__REQUIRED WORK__. A stretch of the entries below is to be set down exactly, running from the line with "const float seg" through the line with "const float xa = a0", both included, and no other line.

__DATA PROVIDED__.
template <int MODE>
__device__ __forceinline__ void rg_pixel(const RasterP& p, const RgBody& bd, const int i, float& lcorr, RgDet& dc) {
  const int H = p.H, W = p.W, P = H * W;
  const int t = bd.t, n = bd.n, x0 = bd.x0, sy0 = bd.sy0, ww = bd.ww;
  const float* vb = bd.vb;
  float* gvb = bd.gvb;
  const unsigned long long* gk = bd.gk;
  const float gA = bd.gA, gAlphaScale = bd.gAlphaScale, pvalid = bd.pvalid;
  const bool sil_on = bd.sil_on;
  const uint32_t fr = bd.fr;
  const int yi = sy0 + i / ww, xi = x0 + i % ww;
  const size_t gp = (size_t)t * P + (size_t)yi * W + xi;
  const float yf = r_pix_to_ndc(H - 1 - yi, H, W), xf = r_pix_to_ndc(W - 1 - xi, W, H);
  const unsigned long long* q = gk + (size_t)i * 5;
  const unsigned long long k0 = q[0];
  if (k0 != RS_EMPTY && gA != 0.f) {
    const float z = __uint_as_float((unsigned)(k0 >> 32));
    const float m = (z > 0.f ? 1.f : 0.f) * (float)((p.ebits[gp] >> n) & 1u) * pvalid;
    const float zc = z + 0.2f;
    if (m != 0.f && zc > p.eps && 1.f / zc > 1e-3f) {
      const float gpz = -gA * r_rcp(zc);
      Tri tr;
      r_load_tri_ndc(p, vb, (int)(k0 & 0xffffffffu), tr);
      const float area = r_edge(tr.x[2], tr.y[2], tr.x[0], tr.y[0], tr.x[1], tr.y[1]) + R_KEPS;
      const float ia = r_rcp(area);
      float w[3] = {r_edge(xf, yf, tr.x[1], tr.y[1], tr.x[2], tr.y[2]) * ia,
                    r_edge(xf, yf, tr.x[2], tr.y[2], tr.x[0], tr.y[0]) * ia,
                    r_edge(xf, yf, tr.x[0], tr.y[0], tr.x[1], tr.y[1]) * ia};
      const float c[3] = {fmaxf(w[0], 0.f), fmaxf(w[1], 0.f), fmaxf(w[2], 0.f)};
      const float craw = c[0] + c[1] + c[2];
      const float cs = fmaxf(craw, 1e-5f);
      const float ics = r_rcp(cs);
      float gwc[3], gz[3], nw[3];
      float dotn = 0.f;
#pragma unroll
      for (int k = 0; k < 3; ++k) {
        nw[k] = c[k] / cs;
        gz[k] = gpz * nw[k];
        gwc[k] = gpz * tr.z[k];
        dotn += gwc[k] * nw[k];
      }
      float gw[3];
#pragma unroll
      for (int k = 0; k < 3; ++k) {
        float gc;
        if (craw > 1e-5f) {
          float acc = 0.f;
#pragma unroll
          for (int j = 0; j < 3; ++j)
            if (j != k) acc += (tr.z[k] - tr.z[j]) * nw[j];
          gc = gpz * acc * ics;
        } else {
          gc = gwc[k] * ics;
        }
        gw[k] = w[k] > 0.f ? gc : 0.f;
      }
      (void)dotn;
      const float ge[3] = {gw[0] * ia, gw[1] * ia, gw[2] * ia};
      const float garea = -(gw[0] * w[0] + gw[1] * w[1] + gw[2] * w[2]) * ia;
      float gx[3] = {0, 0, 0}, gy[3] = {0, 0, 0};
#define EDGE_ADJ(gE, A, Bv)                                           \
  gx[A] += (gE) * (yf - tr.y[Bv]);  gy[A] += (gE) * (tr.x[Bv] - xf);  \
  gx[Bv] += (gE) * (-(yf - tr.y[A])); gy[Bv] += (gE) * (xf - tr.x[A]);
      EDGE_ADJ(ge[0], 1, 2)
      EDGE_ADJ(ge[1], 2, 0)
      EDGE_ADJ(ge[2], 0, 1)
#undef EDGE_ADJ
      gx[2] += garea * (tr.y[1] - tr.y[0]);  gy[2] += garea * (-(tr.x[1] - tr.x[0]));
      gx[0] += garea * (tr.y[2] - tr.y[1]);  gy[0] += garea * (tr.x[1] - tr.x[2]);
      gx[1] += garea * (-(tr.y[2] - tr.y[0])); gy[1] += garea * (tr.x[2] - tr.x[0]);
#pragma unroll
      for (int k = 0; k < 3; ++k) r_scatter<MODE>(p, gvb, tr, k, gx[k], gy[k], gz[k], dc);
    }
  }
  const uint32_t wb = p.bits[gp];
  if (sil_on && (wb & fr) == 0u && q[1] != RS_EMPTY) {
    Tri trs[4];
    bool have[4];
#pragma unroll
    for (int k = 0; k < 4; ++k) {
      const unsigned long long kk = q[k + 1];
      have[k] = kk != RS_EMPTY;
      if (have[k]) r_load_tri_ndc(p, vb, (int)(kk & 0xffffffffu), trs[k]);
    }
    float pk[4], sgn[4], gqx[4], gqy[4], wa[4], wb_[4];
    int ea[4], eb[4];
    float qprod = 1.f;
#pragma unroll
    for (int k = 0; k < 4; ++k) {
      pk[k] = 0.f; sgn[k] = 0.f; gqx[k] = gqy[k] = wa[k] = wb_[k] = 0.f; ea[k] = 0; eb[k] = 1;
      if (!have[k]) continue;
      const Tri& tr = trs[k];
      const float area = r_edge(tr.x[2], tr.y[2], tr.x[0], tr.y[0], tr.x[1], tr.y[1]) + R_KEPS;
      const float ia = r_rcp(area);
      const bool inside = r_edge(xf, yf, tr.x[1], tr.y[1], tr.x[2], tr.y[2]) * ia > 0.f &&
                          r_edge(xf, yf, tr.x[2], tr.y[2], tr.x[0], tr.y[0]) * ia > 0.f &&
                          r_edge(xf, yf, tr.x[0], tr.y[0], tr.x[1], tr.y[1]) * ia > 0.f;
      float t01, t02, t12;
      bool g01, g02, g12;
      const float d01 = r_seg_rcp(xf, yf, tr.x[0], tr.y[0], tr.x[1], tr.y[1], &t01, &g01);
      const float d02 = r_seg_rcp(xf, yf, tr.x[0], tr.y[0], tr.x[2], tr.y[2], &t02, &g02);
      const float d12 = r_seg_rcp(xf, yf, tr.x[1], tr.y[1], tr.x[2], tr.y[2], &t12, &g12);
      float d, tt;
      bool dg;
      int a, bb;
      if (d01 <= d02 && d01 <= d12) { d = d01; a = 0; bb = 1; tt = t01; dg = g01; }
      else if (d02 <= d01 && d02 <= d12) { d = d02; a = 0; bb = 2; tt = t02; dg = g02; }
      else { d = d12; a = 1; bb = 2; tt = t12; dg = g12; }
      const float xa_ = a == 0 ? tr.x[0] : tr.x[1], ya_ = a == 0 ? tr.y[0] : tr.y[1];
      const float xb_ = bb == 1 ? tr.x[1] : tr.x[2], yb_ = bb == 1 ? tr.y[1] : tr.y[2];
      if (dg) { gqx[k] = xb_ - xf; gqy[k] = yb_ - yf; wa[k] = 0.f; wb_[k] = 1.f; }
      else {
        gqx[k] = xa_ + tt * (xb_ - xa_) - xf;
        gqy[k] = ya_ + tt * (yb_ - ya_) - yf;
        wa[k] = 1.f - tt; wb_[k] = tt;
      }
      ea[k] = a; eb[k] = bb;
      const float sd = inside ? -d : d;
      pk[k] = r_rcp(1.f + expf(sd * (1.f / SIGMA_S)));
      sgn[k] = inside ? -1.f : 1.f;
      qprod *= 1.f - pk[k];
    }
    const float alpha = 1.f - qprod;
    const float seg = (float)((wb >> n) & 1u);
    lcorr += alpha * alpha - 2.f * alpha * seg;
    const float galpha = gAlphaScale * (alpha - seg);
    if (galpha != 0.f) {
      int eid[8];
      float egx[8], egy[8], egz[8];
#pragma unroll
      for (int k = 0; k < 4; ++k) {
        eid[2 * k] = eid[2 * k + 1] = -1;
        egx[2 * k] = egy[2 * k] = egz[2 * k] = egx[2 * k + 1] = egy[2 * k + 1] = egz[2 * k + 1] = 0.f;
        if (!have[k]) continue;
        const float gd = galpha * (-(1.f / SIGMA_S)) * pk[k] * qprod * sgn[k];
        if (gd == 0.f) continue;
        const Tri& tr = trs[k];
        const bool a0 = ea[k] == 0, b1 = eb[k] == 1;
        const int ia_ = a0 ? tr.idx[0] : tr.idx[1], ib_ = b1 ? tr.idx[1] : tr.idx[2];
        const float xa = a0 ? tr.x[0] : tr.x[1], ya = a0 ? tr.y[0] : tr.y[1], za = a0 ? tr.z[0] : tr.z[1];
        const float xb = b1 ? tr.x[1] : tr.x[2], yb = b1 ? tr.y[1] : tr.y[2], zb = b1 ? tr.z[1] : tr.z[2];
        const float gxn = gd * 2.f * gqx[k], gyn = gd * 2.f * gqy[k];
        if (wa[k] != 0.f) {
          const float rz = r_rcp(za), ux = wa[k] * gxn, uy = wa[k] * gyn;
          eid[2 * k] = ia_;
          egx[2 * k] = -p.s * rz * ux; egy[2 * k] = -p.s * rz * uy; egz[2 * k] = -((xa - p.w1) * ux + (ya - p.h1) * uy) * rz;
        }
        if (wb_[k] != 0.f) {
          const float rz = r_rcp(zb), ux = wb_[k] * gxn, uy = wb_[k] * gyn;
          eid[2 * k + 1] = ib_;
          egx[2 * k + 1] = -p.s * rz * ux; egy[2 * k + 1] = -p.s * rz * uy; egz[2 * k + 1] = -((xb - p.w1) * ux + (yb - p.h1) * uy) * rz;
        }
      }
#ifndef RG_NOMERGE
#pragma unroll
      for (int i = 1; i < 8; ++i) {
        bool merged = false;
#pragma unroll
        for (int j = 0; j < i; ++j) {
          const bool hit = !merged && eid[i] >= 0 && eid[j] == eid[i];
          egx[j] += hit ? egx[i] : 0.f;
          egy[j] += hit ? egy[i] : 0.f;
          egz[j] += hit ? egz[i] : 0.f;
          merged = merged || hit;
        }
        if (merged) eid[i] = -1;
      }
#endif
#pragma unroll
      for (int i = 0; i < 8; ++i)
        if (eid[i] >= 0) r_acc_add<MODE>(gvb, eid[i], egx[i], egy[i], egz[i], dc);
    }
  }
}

__RESULT__.
    const float seg = (float)((wb >> n) & 1u);
    lcorr += alpha * alpha - 2.f * alpha * seg;
    const float galpha = gAlphaScale * (alpha - seg);
    if (galpha != 0.f) {
      int eid[8];
      float egx[8], egy[8], egz[8];
#pragma unroll
      for (int k = 0; k < 4; ++k) {
        eid[2 * k] = eid[2 * k + 1] = -1;
        egx[2 * k] = egy[2 * k] = egz[2 * k] = egx[2 * k + 1] = egy[2 * k + 1] = egz[2 * k + 1] = 0.f;
        if (!have[k]) continue;
        const float gd = galpha * (-(1.f / SIGMA_S)) * pk[k] * qprod * sgn[k];
        if (gd == 0.f) continue;
        const Tri& tr = trs[k];
        const bool a0 = ea[k] == 0, b1 = eb[k] == 1;
        const int ia_ = a0 ? tr.idx[0] : tr.idx[1], ib_ = b1 ? tr.idx[1] : tr.idx[2];
        const float xa = a0 ? tr.x[0] : tr.x[1], ya = a0 ? tr.y[0] : tr.y[1], za = a0 ? tr.z[0] : tr.z[1];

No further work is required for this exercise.